Kailey managed to choke them down dry.
“C’mon,” Danz said, hoisting the bag again. He held out a hand to Kailey, and she glared at it, then got slowly to her feet on her own.
After they’d walked a bit, she asked where they were supposed to be going.
“Back to the parking garage. I think it’s time we called it a day.”
Kailey grabbed his arm, and turned him around.
“Hey,” he said, “if you don’t like the idea—”
“It’s 900 steps back this way.”
* * * * *
“When were you going to mention the two men that have been following us since we left ground zero?”
Danz kept staring straight ahead, as they went up the escalator.
“Well?”
“I didn’t want to worry you,” he said.
“Says the man who hit me at close range with a plasma round.”
“The suit stopped it!”
“I’ll run into you with the SUV so you can feel what it’s like.”
The rode to the top of the escalator in silence, and Kailey glanced back over her shoulder. The two men were at the bottom, stepping on.
“So what do we do?” Kailey asked the lieutenant.
“Nothing. They’re not professionals. Very sloppy.”
“They’re not in the MIRROR database,” Kailey said. She’d had Guenevere query the global law enforcement records to try to face-match the two men.
“Think they’re—”
“No. They came up within normal parameters on thermals. They’re not hosting.”
Danz picked up the pace, and Kailey had to hop every few steps to keep up.
“Why are you hurrying? They’re probably harmless.”
“I want to get us within running distance of some Agents,” the lieutenant said.
Guenevere, ping all Agents within 500 meters.
A chime in her ear went off, and within seconds, a schematic of the shopping mall sprang up in her short term memory, speckled with glowing red dots.
“Holy cow. How many did they send?”
“All of them,” Danz said. “Asset in danger and shots fired will get that sort of response from the brass,” he said with a shrug.
“‘Asset,’” Kailey repeated, somewhat dully.
“Kailey, it’s just a word. A shorthand. It doesn’t mean—”
“I know just what it means,” Kailey said. She walked in silence the rest of the way to the SUV.
* * * * *
The two men came up to them as they were buckling up. Danz rolled down the window.
“What?” he asked.
The man on the right, medium height, dark haired, dark eyed, smiled. His teeth were very white. “I wonder if I might ask you some questions about—”
“Are you local? Or federal?”
The man blinked. “Oh,” he said, the smile still in place. “Neither, I’m—”
“We don’t need to talk to you, then,” Danz said, and started the SUV.
“We saw what you did back there. We have pictures. Video. It’s going up on the network in just a couple hours, with or without quotes from you two.”
“We have no comment.”
“Were you also involved in the fireworks outside of town this morning? We have some footage of that fancy plane you were flying. You look an awful lot like the pilot type.”
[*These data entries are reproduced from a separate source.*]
__device__ __forceinline__ constexpr int h2_share(int i, int slots, int n) { return ((i + 1) * n) / slots - (i * n) / slots; }

template <int I, int S, int NVM, int NDS, int NSA, int NVA>
__device__ __forceinline__ void h2_pipeline() {
  if constexpr (I < S) {
    __builtin_amdgcn_sched_group_barrier(0x008, 1, 0);
    if constexpr (h2_share(I, S, NDS) > 0) __builtin_amdgcn_sched_group_barrier(0x100, h2_share(I, S, NDS), 0);
    if constexpr (h2_share(I, S, NVM) > 0) __builtin_amdgcn_sched_group_barrier(0x020, h2_share(I, S, NVM), 0);
    if constexpr (h2_share(I, S, NSA) > 0) __builtin_amdgcn_sched_group_barrier(0x004, h2_share(I, S, NSA), 0);
    if constexpr (h2_share(I, S, NVA) > 0) __builtin_amdgcn_sched_group_barrier(0x002, h2_share(I, S, NVA), 0);
    h2_pipeline<I + 1, S, NVM, NDS, NSA, NVA>();
  }
}

struct H2DmaView { rsrc_t xr; lds3_t lds3; unsigned base, pitch; int wave; };
template <int K>
__device__ __forceinline__ void h2_dma_row(const ConvArgs& a, const PipeDma& dm, const H2DmaView& c) {
  constexpr int c1 = (4 * K) / TH, c2 = (4 * K) % TH;
  const int t = c2 + c.wave;
  const int carry = t >= TH ? 1 : 0;
  const int dd = c1 + carry, hh = t - TH * carry;
  const bool rok = (int)dm.live & (int)((unsigned)(dm.d0 - 1 + dd) < (unsigned)a.D) & (int)((unsigned)(dm.h0 - 1 + hh) < (unsigned)a.H);
  const unsigned soff = c.base + (unsigned)(dd * a.H + hh) * c.pitch;
#ifdef PW_X_DMAOOB
  const unsigned v0 = rok ? PIPE_OOB : PIPE_OOB - 16u, v1 = v0;
#else
  const unsigned v0 = rok ? ((hh & 1) ? dm.voff[1][0] : dm.voff[0][0]) : PIPE_OOB;
  const unsigned v1 = rok ? ((hh & 1) ? dm.voff[1][1] : dm.voff[0][1]) : PIPE_OOB;
#endif
  lds3_t dst = c.lds3 + (dm.ldsbuf + (unsigned)(c1 * TH + c2) * (TW * 128) + (unsigned)c.wave * (TW * 128));
  __builtin_amdgcn_raw_ptr_buffer_load_lds(c.xr, dst, 16, v0, soff, 0, 0);
  __builtin_amdgcn_raw_ptr_buffer_load_lds(c.xr, dst + 1024, 4, v1, soff, 0, 0);
}

template <int K0, int N>
__device__ __forceinline__ void h2_dma_rows(const ConvArgs& a, const PipeDma& dm, const H2DmaView& c) {
  if constexpr (N > 0) {
    h2_dma_row<K0>(a, dm, c);
    h2_dma_rows<K0 + 1, N - 1>(a, dm, c);
  }
}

“I said we have no comment.”
“Look, I’m just trying to get to the truth here. The people—”
“The truth is,” Kailey said, leaning forward, “I’m a cybernetically enhanced test subject flying the most advanced AI fightercraft in the North American arsenal, which will be used to defend mankind against the growing threat of alien incursion.”
“Look, I write for a respectable newssheet. If you don’t have anything to say, just say so and stop wasting my time!”
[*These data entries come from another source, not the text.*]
template <int R, int J, int G, int WV>
__global__ __launch_bounds__(64 * WV, WV == 4 ? 2 : 1) void chain_kernel(StepParams P,
                                                                const ChainDesc* chains,
                                                                const long long* __restrict__ tbase,
                                                                int t_local, int nsteps) {
  extern __shared__ __attribute__((aligned(16))) unsigned char smem[];
  __shared__ __attribute__((aligned(16))) double pbuf[kChainBufs * WV * G * 64 * J];
  __shared__ __attribute__((aligned(16))) int ibuf[2 * kChainMMax];
  const ChainDesc* Cp = chains + blockIdx.x;
  const int tid = threadIdx.x, lane = tid & 63, k = uni(tid >> 6);
  const int n = P.n, D = P.D, Q = P.Q, m = P.m, NTH = 64 * D;
  using L = ChainLds<R, G, WV>;
  const int NCH = (Q + 63) / 64, NT = NCH * G;
  int* IT_l = (int*)(smem + L::o_IT);
  double* w_l = (double*)(smem + L::o_w);
  int* idx_l = ibuf;
  double* y_l = (double*)(smem + L::o_y);
  double* temp_l = (double*)(smem + L::o_temp);
  double* fp_l = (double*)(smem + L::o_fp);
  double* gwp_l = (double*)(smem + L::o_gwp);
  double* misc = (double*)(smem + L::o_misc);
  int* flag = (int*)(misc + 8);
  double* wVr = (double*)(smem + L::o_un);
  double* X = (double*)(smem + L::o_un) + k * L::x_dbl;
  double* xi_l = X;
  double* pw0 = pbuf + k * (kChainBufs * G * 64 * J);
  [[maybe_unused]] double* bscr = wVr + G * kChainQS + k * G * R * kChainRunS;

  TSTAMP_ANY(0);
#if CHAIN_TIMELINE
  if (P.tline && tid == 0) {
    long long* ts_ = P.tline + (size_t)blockIdx.x * kTimeline + kTimeline - 2;
    ts_[0] = (long long)__builtin_amdgcn_s_getreg((31 << 11) | 4);
    ts_[1] = (long long)__builtin_amdgcn_s_getreg((31 << 11) | 20);
  }
#endif
  const long long t0 = tbase[0] + t_local;
  if (t0 >= P.total_steps) return;
  if (__hip_atomic_load(Cp->status, __ATOMIC_RELAXED, __HIP_MEMORY_SCOPE_AGENT) != 0) return;
  CSTAMP(0);
  const long long tend = min(P.total_steps, t0 + (long long)nsteps);

  auto batch_at = [&](const int32_t* order, int ep_, int bb_, int& bt) -> const int32_t* {
    bt = min(m, P.N - bb_ * m);
    return order + (size_t)ep_ * P.N + (size_t)bb_ * m;
  };
  auto next_pos = [&](int& ep_, int& bb_) {
    if (++bb_ == P.nb) { bb_ = 0; ep_ ^= 1; }
  };
  long long t = t0;
  int ep, bb;
  {
    const int ee = (int)(t0 / P.nb);
    bb = (int)(t0 - (long long)ee * P.nb);
    ep = ee & 1;
  }
  int st_cd;
  long long st_slot;
  {
    const long long post0 = t0 - P.burnin_steps;
    long long cd;
    if (post0 < 0) {
      cd = P.store_every - 1 - post0;
      st_slot = 0;
    } else {
      const long long rem = (post0 + 1) % P.store_every;
      cd = rem ? P.store_every - rem : 0;
      st_slot = (post0 + 1 + cd) / P.store_every - 1;
    }
    st_cd = (int)min(cd, (long long)0x7fffffff);
  }
  int Bt;
  const int32_t* ord = batch_at(Cp->order, ep, bb, Bt);
  const long long koff = (long long)n * k, rstride = (long long)n * D;
  const double* phi_k = uni_ptr(Cp->phi) + koff;
  auto stage_rows = [&](const int (&rows)[G], int ln, double* pw) {
#pragma unroll
    for (int gg = 0; gg < G; ++gg) {
      const char* rb = (const char*)(phi_k + (long long)rows[gg] * rstride);
      __attribute__((address_space(3))) double* dst =
          (__attribute__((address_space(3))) double*)(pw + gg * 64 * J);
      if constexpr (J >= 2) {
#pragma unroll
        for (int s = 0; s < J / 2; ++s) {
          const unsigned o = min(16u * ln + 1024u * s, 8u * n - 16u);
          __builtin_amdgcn_global_load_lds((const __attribute__((address_space(1))) void*)(rb + o),
                                           (__attribute__((address_space(3))) void*)(dst + 128 * s),
                                           16, 0, 0);
        }
      } else {
#pragma unroll
        for (int s = 0; s < 2; ++s) {
          const unsigned o = min(4u * ln + 256u * s, 8u * n - 4u);
          __builtin_amdgcn_global_load_lds((const __attribute__((address_space(1))) void*)(rb + o),
                                           (__attribute__((address_space(3))) void*)(dst + 32 * s),
                                           4, 0, 0);
        }
      }
    }
  };
  auto stage = [&](int g0n, int ln, double* pw) {
    int rows[G];
#pragma unroll
    for (int gg = 0; gg < G; ++gg) rows[gg] = uni(idx_l[min(g0n + gg, Bt - 1)]);
    stage_rows(rows, ln, pw);
  };
  {
    int rows0[G];
#pragma unroll
    for (int gg = 0; gg < G; ++gg) rows0[gg] = gptr(ord)[min(gg, Bt - 1)];
    stage_rows(rows0, lane, pw0);
  }

  constexpr int DRG = L::DRG;
  {
    for (int o = tid; o < Q * kChainDMax; o += NTH) {
      const int kk = o / Q, q = o - kk * Q;
      IT_l[o] = kk < D ? (kk * R + gptr(P.I0)[q + Q * kk]) * G : DRG;
    }
    for (int o = tid; o < G; o += NTH) wVr[o * kChainQS + kChainQP] = 0.0;
    for (int o = tid; o < 2 * G; o += NTH) {
      temp_l[o / G * L::TS + DRG + o % G] = 1.0;
      temp_l[o / G * L::TS + 2 * DRG + G + o % G] = 1.0;
    }
    for (int o = tid; o < kChainQPL * G; o += NTH) fp_l[o] = 0.0;
  }
  if constexpr (L::tab) sincos_tab_fill((double*)(smem + L::o_tab), tid, NTH);
  for (int q = tid; q < Q; q += NTH) w_l[q] = gptr(Cp->w)[(size_t)(t0 & 1) * Q + q];
  if (tid == 0) flag[0] = 0;
  {
    const double* yv = Cp->y;
    int* i0_l = ibuf + ((int)t0 & 1) * kChainMMax;
    for (int i = tid; i < Bt; i += NTH) {
      const int row = gptr(ord)[i];
      i0_l[i] = row;
      y_l[i] = gptr(yv)[row];
    }
    if (t0 + 1 < tend) {
      int e1 = ep, b1 = bb, B1;
      next_pos(e1, b1);
      const int32_t* ord1 = batch_at(Cp->order, e1, b1, B1);
      int* i1_l = ibuf + ((int)(t0 + 1) & 1) * kChainMMax;
      for (int i = tid; i < B1; i += NTH) i1_l[i] = gptr(ord1)[i];
    }
  }
  double u[J][R];
  {
    const double* Ug = Cp->U + (size_t)n * R * k;
#pragma unroll
    for (int jj = 0; jj < J; ++jj) {
      const int j = lane + 64 * jj;
      const int jc = min(j, n - 1);
#pragma unroll
      for (int l = 0; l < R; ++l) {
        const double x = gptr(Ug + (size_t)n * l)[jc];
        u[jj][l] = j < n ? x : 0.0;
      }
    }
  }
  __syncthreads();
  CSTAMP(1);
  TSTAMP_ANY(1);



  constexpr int TPW = (J >= 8 && WV > 4) ? kChainTPW8 : kChainTasks;
  for (;;) {
  const int lane = lane_id(), tid = 64 * k + lane;
  idx_l = ibuf + ((int)t & 1) * kChainMMax;
  for (int o = tid; o < G; o += NTH) wVr[o * kChainQS + kChainQP] = 0.0;
  unsigned itp[TPW][kChainDMax / 4];
#pragma unroll
  for (int x = 0; x < TPW; ++x) {
    const int task = k + D * x;
    const int c = task < NT ? task % NCH : 0;
    const int qq = min(64 * c + lane, Q - 1);
#pragma unroll
    for (int h = 0; h < kChainDMax / 4; ++h) {
      unsigned v = 0;
#pragma unroll
      for (int b4 = 0; b4 < 4; ++b4) v |= (unsigned)IT_l[(4 * h + b4) * Q + qq] << (8 * b4);
      itp[x][h] = v;
    }
  }
  unsigned gq[4];
  {
    const int rl0 = min(lane >> 3, R - 1), rs0 = lane & 7;
    const int32_t* rq = P.runq + ((size_t)k * R + rl0) * kChainRun + rs0;
#pragma unroll
    for (int i = 0; i < 4; ++i)
      gq[i] = (unsigned)gptr(rq)[16 * i] | ((unsigned)gptr(rq)[16 * i + 8] << 16);
  }
  double acc[J][R];
#pragma unroll
  for (int jj = 0; jj < J; ++jj)
#pragma unroll
    for (int l = 0; l < R; ++l) acc[jj][l] = 0.0;
  double vsave[TPW], gw[TPW];
#pragma unroll
  for (int x = 0; x < TPW; ++x) { vsave[x] = 0.0; gw[x] = 0.0; }

  int slot = 0;
  for (int g0 = 0; g0 < Bt; g0 += G, slot ^= 1) {
    int ln = lane;
    asm volatile("" : "+v"(ln));
    LSTAMP(0);
    asm volatile("s_waitcnt vmcnt(0)" ::: "memory");
    LSTAMP(1);
    double* pw = pw0;
    double p[G][J];
#pragma unroll
    for (int gg = 0; gg < G; ++gg)
#pragma unroll
      for (int jj = 0; jj < J; ++jj)
        p[gg][jj] = pw[gg * 64 * J + ln + 64 * jj];
    asm volatile("s_waitcnt lgkmcnt(0)" ::: "memory");
    LSTAMP(2);
    double* tsl = temp_l + slot * L::TS;
    const int rl = min(ln >> 3, R - 1);
    {
      double v[G * R];
#pragma unroll
      for (int x = 0; x < G * R; ++x) v[x] = 0.0;
#pragma unroll
      for (int gg = 0; gg < G; ++gg)
#pragma unroll
        for (int jj = 0; jj < J; ++jj)
#pragma unroll
          for (int l = 0; l < R; ++l) v[gg * R + l] = fma(p[gg][jj], u[jj][l], v[gg * R + l]);
      obf_run<G * R, G * R>(v, ln);
      int vi;
      bool wr;
      obf_index<G * R>(ln, vi, wr);
      if (wr) {
        const int gg = vi / R, l = vi - gg * R;
        tsl[(k * R + l) * G + gg] = v[0];
        tsl[DRG + G + (k * R + l) * G + gg] = rcp_nr(v[0]);
      }
    }
    if (g0 + G < Bt) stage(g0 + G, ln, pw);
    LSTAMP(3);
    lds_barrier();
    LSTAMP(4);
#pragma unroll
    for (int x = 0; x < TPW; ++x) {
      const int task = k + D * x;
      if (task >= NT) break;
      const int gg = task / NCH, c = task - gg * NCH;
      const int q = 64 * c + ln;
      const bool ok = q < Q;
      const double wq = w_l[min(q, Q - 1)];
      double tv[kChainDMax];
#pragma unroll
      for (int kk = 0; kk < kChainDMax; ++kk)
        tv[kk] = tsl[((itp[x][kk >> 2] >> (8 * (kk & 3))) & 0xff) + gg];
      static_assert(kChainDMax == 8, "product tree below is written for 8 dimensions");
      const double V = ((tv[0] * tv[1]) * (tv[2] * tv[3])) * ((tv[4] * tv[5]) * (tv[6] * tv[7]));
      const double wV = ok ? wq * V : 0.0;
      if (ok) wVr[gg * kChainQS + q] = wV;
      vsave[x] = ok ? V : 0.0;
      const double fs = wave_sum(wV);
      if (lane == 0) fp_l[gg * kChainQPL + c] = fs;
    }
    LSTAMP(5);
    lds_barrier();
    LSTAMP(6);
    double res[G];
#pragma unroll
    for (int gg = 0; gg < G; ++gg) {
      double f = fp_l[gg * kChainQPL];
#pragma unroll
      for (int c = 1; c < kChainQPL; ++c) f += fp_l[gg * kChainQPL + c];
      res[gg] = (g0 + gg < Bt) ? y_l[g0 + gg] - f : 0.0;
    }
#pragma unroll
    for (int gg = 0; gg < G; ++gg) {
      const double* wr = wVr + gg * kChainQS;
      double a = wr[gq[0] & 0xffff];
#pragma unroll
      for (int i = 1; i < 8; ++i) a += wr[(gq[i >> 1] >> (16 * (i & 1))) & 0xffff];
      a = (group8_sum(a) * tsl[DRG + G + (k * R + rl) * G + gg]) * res[gg];
      double cc[R];
#pragma unroll
      for (int l = 0; l < R; ++l) cc[l] = readlane_d(a, 8 * l);
#pragma unroll
      for (int jj = 0; jj < J; ++jj) {
        const double pv = p[gg][jj];
#pragma unroll
        for (int l = 0; l < R; ++l) acc[jj][l] = fma(pv, cc[l], acc[jj][l]);
      }
    }
#pragma unroll
    for (int x = 0; x < TPW; ++x) {
      const int task = k + D * x;
      if (task >= NT) break;
      const int gg = task / NCH;
      double rr = res[0];
#pragma unroll
      for (int g2 = 1; g2 < G; ++g2) if (gg == g2) rr = res[g2];
      gw[x] = fma(vsave[x], rr, gw[x]);
    }
    LSTAMP(7);
  }
  CSTAMP(2);

  const ChainDesc* Cq = Cp;
  asm volatile("" : "+s"(Cq));
  ChainDesc C;
  {
    const auto* Cc = cptr(Cq);
    C.y = Cc->y; C.order = Cc->order; C.w = Cc->w; C.U = Cc->U;
    C.w_store = Cc->w_store; C.U_store = Cc->U_store; C.diag = Cc->diag; C.status = Cc->status;
    C.seed = Cc->seed; C.epsw = Cc->epsw; C.epsU = Cc->epsU; C.signal_var = Cc->signal_var;
    C.sigma_w = Cc->sigma_w;
  }
  int Nn = P.N;
  asm volatile("" : "+s"(Nn));
  const double cN = (double)Nn / (double)Bt;
  const bool store = st_cd == 0;
  const long long slot_s = store ? st_slot : 0;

Kailey smiled at the man as Danz rolled up the window and backed out. He intentionally swung the front bumper as close as he could get to the two men.
“And what would you have done if he’d believed you?” Danz asked.
Kailey smiled. “Yeah, like that was ever going to happen.”
“How long you think that story will last online?”
“An hour, two tops. If they even write it. Two Agents were closing in on them when you started backing out.”
“They don’t call it the ‘Silent War’ for nothing,” he said, and pulled into traffic.